Parmi bien des spécificités qui donnent au Hollandais Volant une place à part dans la suite ininterrompue des dix chefs-d’oeuvre de Richard Wagner, l’une d’elles est en rapport direct avec l’objet de notre étude : un événement extérieur inattendu, survenant dans un lieu précis, à savoir la tempête qui poussa Wagner sur les côtes norvégiennes pendant son voyage en mer de l’été 1839, a exercé un influence déterminante sur le choix du sujet, sur la conception et la réalisation de l’oeuvre. Certes, Wagner, dans ses autres ouvrages, a toujours plus ou moins établi des relations avec sa vie personnelle, l’exemple le plus évident étant bien sûr Tristan et l’amour pour Mathilde Wesendonck ; cependant, dans les deux cas du Hollandais et de Tristan, l’élément de coïncidence n’a pas la même signification. Sans vouloir en rien ternir l’image de Mathilde Wesendonck, on peut estimer que, même s’il ne l’avait pas connue, Wagner aurait quand même écrit un Tristan ou une autre oeuvre de la même essence dans laquelle il aurait déversé le flot d’amour et de passion qui était en lui. Alors que, n’ayant guère l’expérience du monde de la mer, il ne se serait peut-être jamais décidé à donner une forme dramatique au petit récit de Heine s’il n’avait vécu son aventure maritime pendant laquelle la Nature, si importante dans l’ensemble de son oeuvre, lui donna, ainsi qu’il le dit lui-même, une des plus admirables et grandioses impressions de sa vie.
LA GENÈSE DE L’OEUVRE
Une relation sommaire de la biographie de Wagner donne à penser que de toutes ses œuvres, Le Hollandais Volant est celle dont la genèse a été la plus brève puisque six mois seulement séparent la rédaction du poème de l’achèvement de la partition (mai-novembre 1841). Mais un examen plus approfondi montre une période de gestation beaucoup plus longue marquée par des hésitations et des modifications dans la conception, jalonnée par la composition de fragments isolés, toutes choses dont Wagner n’est guère coutumier et qui offrent un contraste frappant avec l’oeuvre définitive d’une fulgurante simplicité, chose qui n’est pas non plus une caractéristique des autres ouvrages wagnériens. Une étude chronologique détaillée se révèle assez délicate car, chose inhabituelle également, les divers récits autobiographiques de Wagner ne sont pas en parfaite concordance. Il est nécessaire d’en faire une interprétation sélective si l’on veut présenter les événements dans une suite logique. C’est en 1838 à Riga où il était chef d’orchestre du théâtre que Richard lut un texte de Heinrich Heine, Les mémoires de M. de Schnabelewopski, faisant partie d’un recueil de nouvelles, de souvenirs de voyage et de poèmes intitulé « Le salon » publié en 1834 (à signaler qu’une partie des textes fut par la suite reprise en français et publiée sous le titre de Reisebilder, images de voyage). Le bon Heinrich raconte sur le mode ironique l’intrigue d’une pièce de théâtre, Le Hollandais Volant, qu’il aurait vue à Amsterdam. Malgré son ton badin, ce récit renferme toute la substance du futur opéra notamment la rédemption du navigateur maudit par une femme fidèle jusqu’à la mort. Wagner relatera plus tard dans Une Communication à mes amis : “Ce sujet m’excita et se grava ineffaçablement en moi ; mais sans avoir encore la force d’y renaître comme il fallait.”
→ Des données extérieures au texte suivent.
#ifndef ZRC4_TIMING
#define ZRC4_TIMING 0
#endif
struct Stamps {
    uint64_t r[4], c[4];
};
__device__ __forceinline__ void stamp(Stamps &s, int i)
{
#if ZRC4_TIMING
    s.r[i] = __builtin_amdgcn_s_memrealtime();
    s.c[i] = __builtin_amdgcn_s_memtime();
#endif
}
constexpr uint32_t kStampBase = 65536u + 16384u;
constexpr uint32_t kStampBytes = 131072u + 16384u + 8192u;
__device__ __forceinline__ void stream_stamp(uint8_t *sink, uint32_t i)
{
#if ZRC4_TIMING
    if ((threadIdx.x & 127u) == 0u && blockIdx.x < 512u && i < 16u) {
        const uint32_t r = blockIdx.x * 2u + (threadIdx.x >> 7);
        uint8_t *b = sink + kStampBase;
        reinterpret_cast<uint64_t *>(b)[r * 16u + i] = __builtin_amdgcn_s_memrealtime();
        if (i == 0u || i == 15u)
            reinterpret_cast<uint64_t *>(b + 131072u)[r * 2u + (i ? 1u : 0u)] = __builtin_amdgcn_s_memtime();
        if (i == 0u) {
            uint32_t hw, xcc;
            asm volatile("s_getreg_b32 %0, hwreg(HW_REG_HW_ID)\n\ts_getreg_b32 %1, hwreg(HW_REG_XCC_ID)"
                         : "=s"(hw), "=s"(xcc));
            uint32_t *o = reinterpret_cast<uint32_t *>(b + 131072u + 16384u) + r * 2u;
            o[0] = hw;
            o[1] = xcc;
        }
    }
#endif
}

__device__ __forceinline__ void stamps_out(const Stamps &s, uint8_t *sink, uint32_t wave)
{
#if ZRC4_TIMING
    if ((threadIdx.x & 63u) == 0u) {
        uint64_t *o = reinterpret_cast<uint64_t *>(sink + ((wave & 1023u) * 64u));
        for (int i = 0; i < 4; ++i) {
            o[i] = s.r[i];
            o[4 + i] = s.c[i];
        }
        uint32_t hw, xcc;
        asm volatile("s_getreg_b32 %0, hwreg(HW_REG_HW_ID)\n\ts_getreg_b32 %1, hwreg(HW_REG_XCC_ID)"
                     : "=s"(hw), "=s"(xcc));
        uint32_t *w = reinterpret_cast<uint32_t *>(sink + 65536u + (wave & 1023u) * 8u);
        w[0] = hw;
        w[1] = xcc;
    }
#endif
}

__device__ __forceinline__ void image_to_lds(uint8_t *lds, const uint8_t *img)
{
    const uint4 *src = reinterpret_cast<const uint4 *>(img);
    uint4 *dst = reinterpret_cast<uint4 *>(lds);
#pragma unroll
    for (int i = 0; i < 16; ++i) dst[i * 256 + threadIdx.x] = src[i * 256 + threadIdx.x];
}

__device__ __forceinline__ void lds_to_image(uint8_t *img, const uint8_t *lds)
{
    const uint4 *src = reinterpret_cast<const uint4 *>(lds);
    uint4 *dst = reinterpret_cast<uint4 *>(img);
#pragma unroll
    for (int i = 0; i < 16; ++i) dst[i * 256 + threadIdx.x] = src[i * 256 + threadIdx.x];
}

__device__ __forceinline__ void gather_column(uint8_t *lds, uint32_t col,
                                              const uint8_t *arena, uint32_t slot)
{
    const uint8_t *img = arena + (size_t)(slot >> 8) * kGroupBytes + col_of(slot & 255u);
    for (int k = 0; k < 256; ++k) lds[(k << 8) | col] = img[k << 8];
}

__device__ __forceinline__ void scatter_column(uint8_t *arena, uint32_t slot,
                                               const uint8_t *lds, uint32_t col)
{
    uint8_t *img = arena + (size_t)(slot >> 8) * kGroupBytes + col_of(slot & 255u);
    for (int k = 0; k < 256; ++k) img[k << 8] = lds[(k << 8) | col];
}

struct Rc4Lane {
    uint32_t x0, a0, ya, ta, x1, col;
};

__device__ __forceinline__ void lane_init(Rc4Lane &st, const uint8_t *S, uint32_t col, uint32_t sxy)
{
    const uint32_t x = sxy & 255u, y = (sxy >> 8) & 255u;
    st.col = col;
    st.x0 = (((x + 1u) & 255u) << 8) | col;
    st.a0 = S[st.x0];
    st.ya = (y << 8) | col;
    st.ta = col;
    st.x1 = col;
}

__device__ __forceinline__ uint16_t lane_xy(const Rc4Lane &st)
{
    return (uint16_t)((((st.x0 >> 8) - 1u) & 255u) | (st.ya & 0xFF00u));
}

__device__ __forceinline__ uint32_t prga_step(uint8_t *S, Rc4Lane &st)
{
    const uint32_t a = st.a0;
    const uint32_t ya = (st.ya & 0xFFu) | ((st.ya + (a << 8)) & 0xFF00u);
    const uint32_t b = S[ya];
    S[ya] = (uint8_t)a;
    const uint32_t xn = (st.x0 & 0xFFu) | ((st.x0 + 256u) & 0xFF00u);
    const uint32_t p = S[xn];
    S[st.x0] = (uint8_t)b;
    const uint32_t k = S[(((a + b) << 8) & 0xFF00u) | st.col];
    st.a0 = p;
    st.x0 = xn;
    st.ya = ya;
    return k;
}

__device__ __forceinline__ uint32_t prga_word(uint8_t *S, Rc4Lane &st)
{
    const uint32_t k0 = prga_step(S, st);
    const uint32_t k1 = prga_step(S, st);
    const uint32_t k2 = prga_step(S, st);
    const uint32_t k3 = prga_step(S, st);
    return k0 | (k1 << 8) | (k2 << 16) | (k3 << 24);
}

__device__ __forceinline__ uint4 xor16(uint8_t *S, Rc4Lane &st, uint4 v)
{
    v.x ^= prga_word(S, st);
    v.y ^= prga_word(S, st);
    v.z ^= prga_word(S, st);
    v.w ^= prga_word(S, st);
    return v;
}

#define ZRC4_CORE(XC, XN, A, P, K)                                                               \
    "v_add_u32_sdwa %[ya], %[ya], %[" #A "] dst_sel:BYTE_1 dst_unused:UNUSED_PRESERVE "          \
    "src0_sel:BYTE_1 src1_sel:BYTE_0\n\t"                                                        \
    "ds_read_u8 %[b], %[ya]\n\t"                                                                 \
    "ds_write_b8 %[ya], %[" #A "]\n\t"                                                           \
    "v_add_u16_e32 %[" #XN "], %[c100], %[" #XC "]\n\t"                                          \
    "ds_read_u8 %[" #P "], %[" #XN "]\n\t"                                                       \
    "s_waitcnt lgkmcnt(2)\n\t"                                                                   \
    "ds_write_b8 %[" #XC "], %[b]\n\t"                                                           \
    "v_add_u32_sdwa %[ta], %[" #A "], %[b] dst_sel:BYTE_1 dst_unused:UNUSED_PRESERVE "           \
    "src0_sel:BYTE_0 src1_sel:BYTE_0\n\t"                                                        \
    "ds_read_u8 %[" #K "], %[ta]\n\t"                                                            \
    "s_waitcnt lgkmcnt(2)\n\t"

#define ZRC4_E ZRC4_CORE(x0, x1, a0, a1, k0)
#define ZRC4_O ZRC4_CORE(x1, x0, a1, a0, k1)

__device__ __forceinline__ void load64(uint4 (&q)[4], const uint4 *p)
{
#pragma unroll
    for (int i = 0; i < 4; ++i) q[i] = p[i];
}

__device__ __forceinline__ uint32_t head_bytes(const uint8_t *msg, uint32_t len)
{
    const uint32_t h = (16u - ((uint32_t)(uintptr_t)msg & 15u)) & 15u;
    return h < len ? h : len;
}

#define ZL_XOR(R, SEL, K)                                                                        \
    "v_xor_b32_sdwa " #R ", " #R ", %[" #K "] dst_sel:" #SEL                                     \
    " dst_unused:UNUSED_PRESERVE src0_sel:" #SEL " src1_sel:BYTE_0\n\t"
#define ZL_MOV(R, SEL, K)                                                                        \
    "v_mov_b32_sdwa " #R ", %[" #K "] dst_sel:" #SEL                                             \
    " dst_unused:UNUSED_PRESERVE src0_sel:BYTE_0\n\t"
#define ZL_W0_(X, D)                                                                             \
    ZRC4_E ZRC4_O X(D, BYTE_0, k0) ZRC4_E X(D, BYTE_1, k1)                                      \
    ZRC4_O X(D, BYTE_2, k0)
#define ZL_W_(X, DP, D)                                                                          \
    ZRC4_E X(DP, BYTE_3, k1) ZRC4_O X(D, BYTE_0, k0)                                            \
    ZRC4_E X(D, BYTE_1, k1) ZRC4_O X(D, BYTE_2, k0)
#define ZL_BLOCK_(X, d0, d1, d2, d3, d4, d5, d6, d7, d8, d9, d10, d11, d12, d13, d14, d15)        \
    ZL_W0_(X, d0) ZL_W_(X, d0, d1) ZL_W_(X, d1, d2) ZL_W_(X, d2, d3) ZL_W_(X, d3, d4)           \
    ZL_W_(X, d4, d5) ZL_W_(X, d5, d6) ZL_W_(X, d6, d7) ZL_W_(X, d7, d8) ZL_W_(X, d8, d9)        \
    ZL_W_(X, d9, d10) ZL_W_(X, d10, d11) ZL_W_(X, d11, d12) ZL_W_(X, d12, d13)                  \
    ZL_W_(X, d13, d14) ZL_W_(X, d14, d15)                                                        \
    "s_waitcnt lgkmcnt(0)\n\t" X(d15, BYTE_3, k1)
#define ZL_BLOCK(...) ZL_BLOCK_(ZL_XOR, __VA_ARGS__)
#define ZL_A0 "v[40:43]"
#define ZL_A1 "v[44:47]"
#define ZL_A2 "v[48:51]"
#define ZL_A3 "v[52:55]"
#define ZL_B0 "v[56:59]"
#define ZL_B1 "v[60:63]"
#define ZL_B2 "v[64:67]"
#define ZL_B3 "v[68:71]"
#define ZL_SRC_DELTA "v_lshl_add_u64 v[90:91], v[90:91], 0, %[dl]\n\t"
#define ZL_PREFETCH_(D, R0, R1, R2, R3)                                                          \
    "s_add_u32 %[i1], %[i], 1\n\t"                                                               \
    "v_cmp_lt_u32_e32 vcc, %[i1], %[nblk]\n\t"                                                   \
    "v_lshl_add_u64 v[90:91], v[88:89], 0, 64\n\t"                                               \
    "v_cndmask_b32_e32 v90, v88, v90, vcc\n\t"                                                   \
    "v_cndmask_b32_e32 v91, v89, v91, vcc\n\t"                                                   \
    D                                                                                            \
    "global_load_dwordx4 " R0 ", v[90:91], off\n\t"                                              \
    "global_load_dwordx4 " R1 ", v[90:91], off offset:16\n\t"                                    \
    "global_load_dwordx4 " R2 ", v[90:91], off offset:32\n\t"                                    \
    "global_load_dwordx4 " R3 ", v[90:91], off offset:48\n\t"
#define ZL_STORE(R0, R1, R2, R3)                                                                 \
    "global_store_dwordx4 v[88:89], " R0 ", off\n\t"                                             \
    "global_store_dwordx4 v[88:89], " R1 ", off offset:16\n\t"                                   \
    "global_store_dwordx4 v[88:89], " R2 ", off offset:32\n\t"                                   \
    "global_store_dwordx4 v[88:89], " R3 ", off offset:48\n\t"                                   \
    "v_lshl_add_u64 v[88:89], v[88:89], 0, 64\n\t"                                               \
    "s_add_u32 %[i], %[i], 1\n\t"
#define ZL_ACTIVE                                                                                \
    "v_cmp_lt_u32_e32 vcc, %[i], %[nblk]\n\t"                                                    \
    "s_and_b64 exec, exec, vcc\n\t"                                                              \
    "s_cbranch_execz ZL_DONE_%=\n\t"
#define ZL_HALF_A_(D)                                                                            \
    ZL_ACTIVE                                                                                    \
    ZL_PREFETCH_(D, ZL_B0, ZL_B1, ZL_B2, ZL_B3)                                                  \
    "s_waitcnt vmcnt(8)\n\t"                                                                     \
    ZL_BLOCK(v40, v41, v42, v43, v44, v45, v46, v47, v48, v49, v50, v51, v52, v53, v54, v55)    \
    ZL_STORE(ZL_A0, ZL_A1, ZL_A2, ZL_A3)
#define ZL_HALF_B_(D)                                                                            \
    ZL_ACTIVE                                                                                    \
    ZL_PREFETCH_(D, ZL_A0, ZL_A1, ZL_A2, ZL_A3)                                                  \
    "s_waitcnt vmcnt(8)\n\t"                                                                     \
    ZL_BLOCK(v56, v57, v58, v59, v60, v61, v62, v63, v64, v65, v66, v67, v68, v69, v70, v71)    \
    ZL_STORE(ZL_B0, ZL_B1, ZL_B2, ZL_B3)
#define ZL_FIRST_(D)                                                                             \
    "s_mov_b32 %[i], 0\n\t"                                                                      \
    ZL_PREFETCH_(D, ZL_B0, ZL_B1, ZL_B2, ZL_B3)                                                  \
    "v_mov_b32 v72, 0\n\tv_mov_b32 v73, 0\n\tv_mov_b32 v74, 0\n\tv_mov_b32 v75, 0\n\t"             \
    "v_mov_b32 v76, 0\n\tv_mov_b32 v77, 0\n\tv_mov_b32 v78, 0\n\tv_mov_b32 v79, 0\n\t"             \
    "v_mov_b32 v80, 0\n\tv_mov_b32 v81, 0\n\tv_mov_b32 v82, 0\n\tv_mov_b32 v83, 0\n\t"             \
    "v_mov_b32 v84, 0\n\tv_mov_b32 v85, 0\n\tv_mov_b32 v86, 0\n\tv_mov_b32 v87, 0\n\t"             \
    ZL_BLOCK(v72, v73, v74, v75, v76, v77, v78, v79, v80, v81, v82, v83, v84, v85, v86, v87)    \
    "s_waitcnt vmcnt(4)\n\t"                                                                     \
    "v_xor_b32_e32 v40, v40, v72\n\tv_xor_b32_e32 v41, v41, v73\n\t"                               \
    "v_xor_b32_e32 v42, v42, v74\n\tv_xor_b32_e32 v43, v43, v75\n\t"                               \
    "v_xor_b32_e32 v44, v44, v76\n\tv_xor_b32_e32 v45, v45, v77\n\t"                               \
    "v_xor_b32_e32 v46, v46, v78\n\tv_xor_b32_e32 v47, v47, v79\n\t"                               \
    "v_xor_b32_e32 v48, v48, v80\n\tv_xor_b32_e32 v49, v49, v81\n\t"                               \
    "v_xor_b32_e32 v50, v50, v82\n\tv_xor_b32_e32 v51, v51, v83\n\t"                               \
    "v_xor_b32_e32 v52, v52, v84\n\tv_xor_b32_e32 v53, v53, v85\n\t"                               \
    "v_xor_b32_e32 v54, v54, v86\n\tv_xor_b32_e32 v55, v55, v87\n\t"                               \
    ZL_STORE(ZL_A0, ZL_A1, ZL_A2, ZL_A3)                                                         \
    "s_branch ZL_MID_%=\n\t"

#define ZL_HALF_A ZL_HALF_A_("")
#define ZL_HALF_B ZL_HALF_B_("")
#define ZL_FIRST ZL_FIRST_("")

__device__ __forceinline__ void crypt_blocks_asm(Rc4Lane &st, uint4 *&p, uint32_t nblk,
                                                 const uint4 (&A)[4])
{
    u32x4 a0 = {A[0].x, A[0].y, A[0].z, A[0].w}, a1 = {A[1].x, A[1].y, A[1].z, A[1].w};
    u32x4 a2 = {A[2].x, A[2].y, A[2].z, A[2].w}, a3 = {A[3].x, A[3].y, A[3].z, A[3].w};
    u32x4 b0, b1, b2, b3, q0, q1, q2, q3;
    uint64_t pa = (uint64_t)(uintptr_t)p, pn, save;
    uint32_t i, i1, b, k0, k1, a1s;
    asm volatile(
        "s_mov_b64 %[save], exec\n\t"
        ZL_FIRST
        "ZL_LOOP_%=:\n\t"
        ZL_HALF_A
        "ZL_MID_%=:\n\t"
        ZL_HALF_B
        "s_branch ZL_LOOP_%=\n\t"
        "ZL_DONE_%=:\n\t"
        "s_mov_b64 exec, %[save]\n\t"
        : [ya] "+v"(st.ya), [ta] "+v"(st.ta), [x0] "+v"(st.x0), [x1] "+v"(st.x1),
          [a0] "+v"(st.a0), [a1] "=&v"(a1s), [b] "=&v"(b), [k0] "=&v"(k0), [k1] "=&v"(k1),
          "+{v[88:89]}"(pa), "=&{v[90:91]}"(pn), [i] "=&s"(i), [i1] "=&s"(i1), [save] "=&s"(save),
          "+{v[40:43]}"(a0), "+{v[44:47]}"(a1), "+{v[48:51]}"(a2), "+{v[52:55]}"(a3),
          "=&{v[56:59]}"(b0), "=&{v[60:63]}"(b1), "=&{v[64:67]}"(b2), "=&{v[68:71]}"(b3),
          "=&{v[72:75]}"(q0), "=&{v[76:79]}"(q1), "=&{v[80:83]}"(q2), "=&{v[84:87]}"(q3)
        : [nblk] "v"(nblk), [c100] "s"(0x100u)
        : "memory", "vcc", "scc");
    p = reinterpret_cast<uint4 *>((uintptr_t)pa);
}

#define ZL_TO_LOOP(TAILWAIT)                                                                     \
    asm volatile(                                                                                \
        "s_mov_b64 %[save], exec\n\t"                                                            \
        ZL_FIRST_(ZL_SRC_DELTA)                                                                  \
        "ZL_LOOP_%=:\n\t"                                                                        \
        ZL_HALF_A_(ZL_SRC_DELTA)                                                                 \
        "ZL_MID_%=:\n\t"                                                                         \
        ZL_HALF_B_(ZL_SRC_DELTA)                                                                 \
        "s_branch ZL_LOOP_%=\n\t"                                                                \
        "ZL_DONE_%=:\n\t"                                                                        \
        "s_mov_b64 exec, %[save]\n\t"                                                            \
        TAILWAIT                                                                                 \
        : [ya] "+v"(st.ya), [ta] "+v"(st.ta), [x0] "+v"(st.x0), [x1] "+v"(st.x1),                \
          [a0] "+v"(st.a0), [a1] "=&v"(a1s), [b] "=&v"(b), [k0] "=&v"(k0), [k1] "=&v"(k1),       \
          "+{v[88:89]}"(pa), "=&{v[90:91]}"(pn), [i] "=&s"(i), [i1] "=&s"(i1), [save] "=&s"(save), \
          "+{v[40:43]}"(a0), "+{v[44:47]}"(a1), "+{v[48:51]}"(a2), "+{v[52:55]}"(a3),            \
          "=&{v[56:59]}"(b0), "=&{v[60:63]}"(b1), "=&{v[64:67]}"(b2), "=&{v[68:71]}"(b3),        \
          "=&{v[72:75]}"(q0), "=&{v[76:79]}"(q1), "=&{v[80:83]}"(q2), "=&{v[84:87]}"(q3)         \
        : [nblk] "v"(nblk), [c100] "s"(0x100u), [dl] "v"(delta)                                  \
        : "memory", "vcc", "scc")
template <bool DRAIN = false>
__device__ __forceinline__ void crypt_blocks_to_asm(Rc4Lane &st, uint4 *&p, uint32_t nblk, const uint4 (&A)[4],
                                                    uint64_t delta)
{
    u32x4 a0 = {A[0].x, A[0].y, A[0].z, A[0].w}, a1 = {A[1].x, A[1].y, A[1].z, A[1].w};
    u32x4 a2 = {A[2].x, A[2].y, A[2].z, A[2].w}, a3 = {A[3].x, A[3].y, A[3].z, A[3].w};
    u32x4 b0, b1, b2, b3, q0, q1, q2, q3;
    uint64_t pa = (uint64_t)(uintptr_t)p, pn, save;
    uint32_t i, i1, b, k0, k1, a1s;
    if constexpr (DRAIN)
        ZL_TO_LOOP("s_waitcnt vmcnt(4)\n\t");
    else
        ZL_TO_LOOP("");
    p = reinterpret_cast<uint4 *>((uintptr_t)pa);
}
#undef ZL_TO_LOOP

Un an plus tard, Wagner, sa femme et son chien s’embarquaient clandestinement sur un modeste voilier, la Thétis (nom d’une divinité marine, la mère d’Achille qui plongea son fils dans le Styx en le tenant par les talons), à destination de Londres en vue de rejoindre Paris, la capitale mondiale des arts.
Il est préférable pour un auteur de ma catégorie de renoncer à raconter ce voyage car il faudrait reprendre, modifier et nécessairement amoindrir le récit si vivant et si émouvant qui compte parmi les pages les plus réussies de Ma Vie. De la même façon, je m’abstiendrai ultérieurement de détailler les conditions de détresse matérielle et morale qui furent celles de Wagner au moment où il composa la musique de son Hollandais. Il les a relatées lui-même avec tant de poignante sincérité qu’elles doivent être gravées dans la mémoire et dans le cœur de tout wagnérien. Nous reviendrons sur certains épisodes de ce fameux voyage dans l’évocation des décors naturels en nous contentant pour l’instant de ce résumé : “Cette traversée restera pour moi toujours inoubliable ; elle dura trois semaines et demie et fut fertile en accidents. Trois fois nous subîmes la plus furieuse tempête, et le capitaine se vit un jour dans la nécessité de faire relâche dans un port norvégien. La navigation à travers les récifs des côtes norvégiennes fit sur mon imagination une impression merveilleuse ; la légende du Hollandais Volant, telle que j’en reçus la confirmation de la bouche des matelots, prit en moi une couleur précise, originale, que seules pouvaient leur donner les aventures maritimes que j’avais vécues.”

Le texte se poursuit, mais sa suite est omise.